To our ear, it should sound like the crackling of flames and the screams of pain that rent Kenya in January. Amnesty for the powerful should look like a panga dripping with blood or the televised police shooting of young men in Kisumu and Nairobi. Bernard has done his bit for his soul. Shall we do ours for the soul of Kenya?
Whereas Bernard forgave personally, we need to resent politically. His faith in God and us is strong enough to give us pause before we blithely move to betray it.
We should refuse to forgive those who killed his family and the people on whose behalf they acted. To love him, and surely that is what we most feel for him, is to resent them and that part of us that allows them to be our leaders.
We can express these sentiments concretely by insisting on the creation of a strong tribunal based in Kenya that draws on the Waki recommendations.
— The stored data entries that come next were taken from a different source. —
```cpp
void seg_choice_store(uint64_t key, int m, const SegChoice& c) {
  const std::string dir = cache_dir();
  if (dir.empty() || c.order.empty()) return;
  std::ostringstream o;
  o << "supseg 4 " << m << ' ' << c.b << ' ' << c.budget << ' ' << c.cc_cap << ' ' << c.hi << ' ' << c.order.size();
  for (int v : c.order) o << ' ' << v;
  o << '\n';
  const std::string str = o.str();
  write_file_atomic(dir, "plan_" + key_hex(key) + ".txt", std::vector<char>(str.begin(), str.end()));
}

int auto_decision_load(uint64_t key) {
  const std::string dir = cache_dir();
  if (dir.empty()) return -1;
  std::vector<char> buf;
  if (!read_file(dir + "/auto_" + key_hex(key) + ".txt", buf)) return -1;
  buf.push_back('\0');
  std::istringstream in(buf.data());
  std::string tag;
  int ver = 0, v = -1;
// ... 56 lines not shown
```

### superman_amd/csrc/plan.cpp

```cpp
#include "engine.hpp"

#include <algorithm>
#include <atomic>
#include <chrono>
#include <cmath>
#include <cstdio>
#include <cstdlib>
#include <cstring>
#include <map>
#include <memory>
#include <mutex>
#include <thread>
#include <tuple>

#include <unistd.h>

namespace sup {

static thread_local std::string g_err;
void set_error(const std::string& msg) { g_err = msg; }
const char* last_error() { return g_err.c_str(); }

bool env_on(const char* name, bool dflt) {
  const char* e = std::getenv(name);
// ... 342 lines not shown
      for (int v : o) {
        if (v < 0 || v >= nb || seen[v]) return false;
        seen[v] = 1;
      }
      return true;
    };
    if (given_order) {
      if (!valid_order(choice->order)) {
        set_error("walk column order: not m + L distinct flippable columns");
        return SUP_EINVAL;
      }
      order = choice->order;
    } else if (kind == kWalkSeg && choice && valid_order(choice->order) && choice->b >= 0 && choice->b <= m) {
      order = choice->order;
      segb = choice->b;
    } else {
      order = kind == kWalkSeg ? seg_walk_order(A, n, m, m + L, &segb, lay.cc_cap) : greedy_walk_order(A, n, m + L);
    }
    P.seg_b = segb;
    if (kind == kWalkSeg) P.seg_order.assign(order.begin(), order.begin() + (m + L));
    std::vector<char> used(n, 0);
    for (int k = 0; k < m; ++k) P.colmap[L + k] = order[k], used[order[k]] = 1;
    for (int e = 0; e < L; ++e) P.colmap[e] = order[m + e], used[order[m + e]] = 1;
    int e = L + m;
    std::vector<char> top(n, 0);
    if (kind == kWalkSeg || given_order) {
      std::vector<char> wrow(n, 0);
      for (int k = 0; k < (given_order ? m + L : m); ++k)
        for (int i = 0; i < n; ++i) wrow[i] |= A[(size_t)i * n + order[k]] != 0.0;
      for (int c = 0; c < nb && P.integral; ++c) {
        top[c] = 1;
        for (int i = 0; i < n; ++i)
          if (!wrow[i] && A[(size_t)i * n + c] != 0.0) top[c] = 0;
      }
    }
// ... 48 lines not shown

  P.umask = 0;
  for (int j = 0; j < n; ++j) {
    const int i = P.rowperm[j];
    bool lane_touched = false;
    for (int e = 0; e < L; ++e)
      if (A[(size_t)i * n + P.colmap[e]] != 0.0) lane_touched = true;
    if (!lane_touched) P.umask |= 1ull << j;
    uint64_t rm = 0;
    for (int k = 0; k < m; ++k)
      if (A[(size_t)i * n + P.colmap[L + k]] != 0.0) rm |= 1ull << k;
    P.rowmask[j] = rm;
    if ((kind == kWalkSparse || kind == kWalkDense) && !lane_touched && rm == 0 && !no_chunk_ends())
      P.chunk_ends |= 1ull << j;
  }
  if (kind == kWalkSeg) return build_seg(P, choice ? choice->budget : 0, choice ? choice->hi : 0);
  return SUP_OK;
}

static constexpr double kJitMinSavingSec = 3.0;
static constexpr double kAutoRuns = 4.0;
static constexpr double kJitWarmSavingSec = 0.1;
static constexpr int kJitWarmMinN = 30;

static int plan_for_uncached(const double* A, int n, sup_kernel kernel, const Layout& lay, Plan& P, int jit,
                             int ndev, int dev, double min_saving);
static double auto_min_saving(const double* A, int n, const Layout& lay, int jit);

static constexpr double kSegStartOps = 2048.0;

static constexpr int kSegMinChunkBits = 14;
// ... 19 lines not shown
  const int32_t head[] = {7 , n, lay.L, lay.m, (int32_t)lay.fixed, (int32_t)integral};
  f.bytes(head, sizeof head);
  if (integral) {
    f.bytes(A, nn * sizeof(double));
  } else {
    std::vector<unsigned char> pat((nn + 7) / 8, 0);
    for (size_t i = 0; i < nn; ++i)
      if (A[i] != 0.0) pat[i / 8] |= (unsigned char)(1u << (i % 8));
    f.bytes(pat.data(), pat.size());
  }
  const uint64_t k = knob_hash();
  f.bytes(&k, sizeof k);
  return f.h;
}

static int make_seg_plan(const double* A, int n, const Layout& lay, Plan& P) {
  const uint64_t dkey = seg_disk_key(A, n, lay);
  {
    int m2 = 0;
    SegChoice c;
    if (seg_choice_load(dkey, &m2, &c) && m2 >= 3 && m2 <= lay.m + lay.h && (!lay.fixed || m2 == lay.m)) {
      Layout l2 = lay;
      l2.m = m2;
      l2.h = lay.m + lay.h - m2;
      l2.cc_cap = c.cc_cap;
      if (make_plan(A, n, kWalkSeg, false, l2, P, &c) == SUP_OK) return SUP_OK;
    }
  }
  const auto t_cold = std::chrono::steady_clock::now();
  auto plan = [A, n](const Layout& l, Plan& Q) {
    int r = make_plan(A, n, kWalkSeg, false, l, Q);
    if (r == SUP_OK && Q.seg_loop_scratch && l.cc_cap > 3) {
      Layout l3 = l;
      l3.cc_cap = 3;
      r = make_plan(A, n, kWalkSeg, false, l3, Q);
    }
    return r;
  };
  int rc = plan(lay, P);
  if (rc) return rc;
  if (!lay.fixed) {
    const int mmax = std::min(lay.m + lay.h - kSegMinChunkBits, 31);
    int m2 = lay.m;
    while (m2 < mmax && std::ldexp(P.seg_model_ops, m2) < 32.0 * kSegStartOps) ++m2;
    if (m2 != lay.m) {
      Layout l2 = lay;
      l2.m = m2;
      l2.h = lay.m + lay.h - m2;
      Plan s2;
      if (plan(l2, s2) == SUP_OK) {
        auto eff = [](const Plan& q) {
          return (1.0 - q.seg_skip) * (q.seg_model_ops + std::ldexp(kSegStartOps, -q.lay.m));
        };
        if (eff(s2) < eff(P)) P = std::move(s2);
      }
    }
  }
  SegChoice c;
  c.order = P.seg_order;
  c.b = P.seg_b;
  c.budget = P.seg_budget;
  c.hi = P.seg_hi;
  c.cc_cap = P.lay.cc_cap;
  seg_choice_store(dkey, P.lay.m, c);
  const double cold_s = std::chrono::duration<double>(std::chrono::steady_clock::now() - t_cold).count();
  seg_cost_store(n, cold_s);
  if (std::getenv("SUP_JIT_VERBOSE"))
    std::fprintf(stderr, "cold segmented plan n=%d: %.3f s (compiles %.3f s wall on this thread)\n", n, cold_s,
                 jit_compile_ms_thread() * 1e-3);
  return SUP_OK;
}

namespace {
struct PlanKey {
  uint64_t hash;
  int n, kernel, L, m, jit, ndev;
  bool fixed;
  uint64_t knobs;
  bool operator<(const PlanKey& o) const {
    return std::tie(hash, n, kernel, L, m, jit, ndev, fixed, knobs) <
           std::tie(o.hash, o.n, o.kernel, o.L, o.m, o.jit, o.ndev, o.fixed, o.knobs);
// ... 92 lines not shown
    active = jit == 0 && n >= kJitWarmMinN && walk_s >= kJitWarmSavingSec;
    if (!active) return;
    key = seg_disk_key(A, n, lay) ^ (0x9e3779b97f4a7c15ull * (uint64_t)(1 + (int)kernel)) ^
          ((uint64_t)std::max(ndev, 1) << 48);
    recorded = auto_decision_load(key);
  }
  bool store(bool seg) const {
    if (active && recorded < 0) return auto_decision_store(key, seg ? 1 : 0) == 1;
    return seg;
  }
};
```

We can use our respective pulpits -- professional associations, church groups, unions, et cetera -- to tell our MPs and Cabinet ministers in no uncertain terms that to protect the chief perpetrators of the post-election violence from standing trial will destroy their political careers.
Should we, however, attempt to mirror Bernard's personal magnanimity with a public one, we shall be spitting on him and those who were victimised in January and the years past. It would be to go the way of communal cowardice, cursed to burn homes and vote in criminals for ever and ever, amen.
We are called to resist amnesty because it is what is humane and honourable. It is the call of our better natures and our only lasting national hope.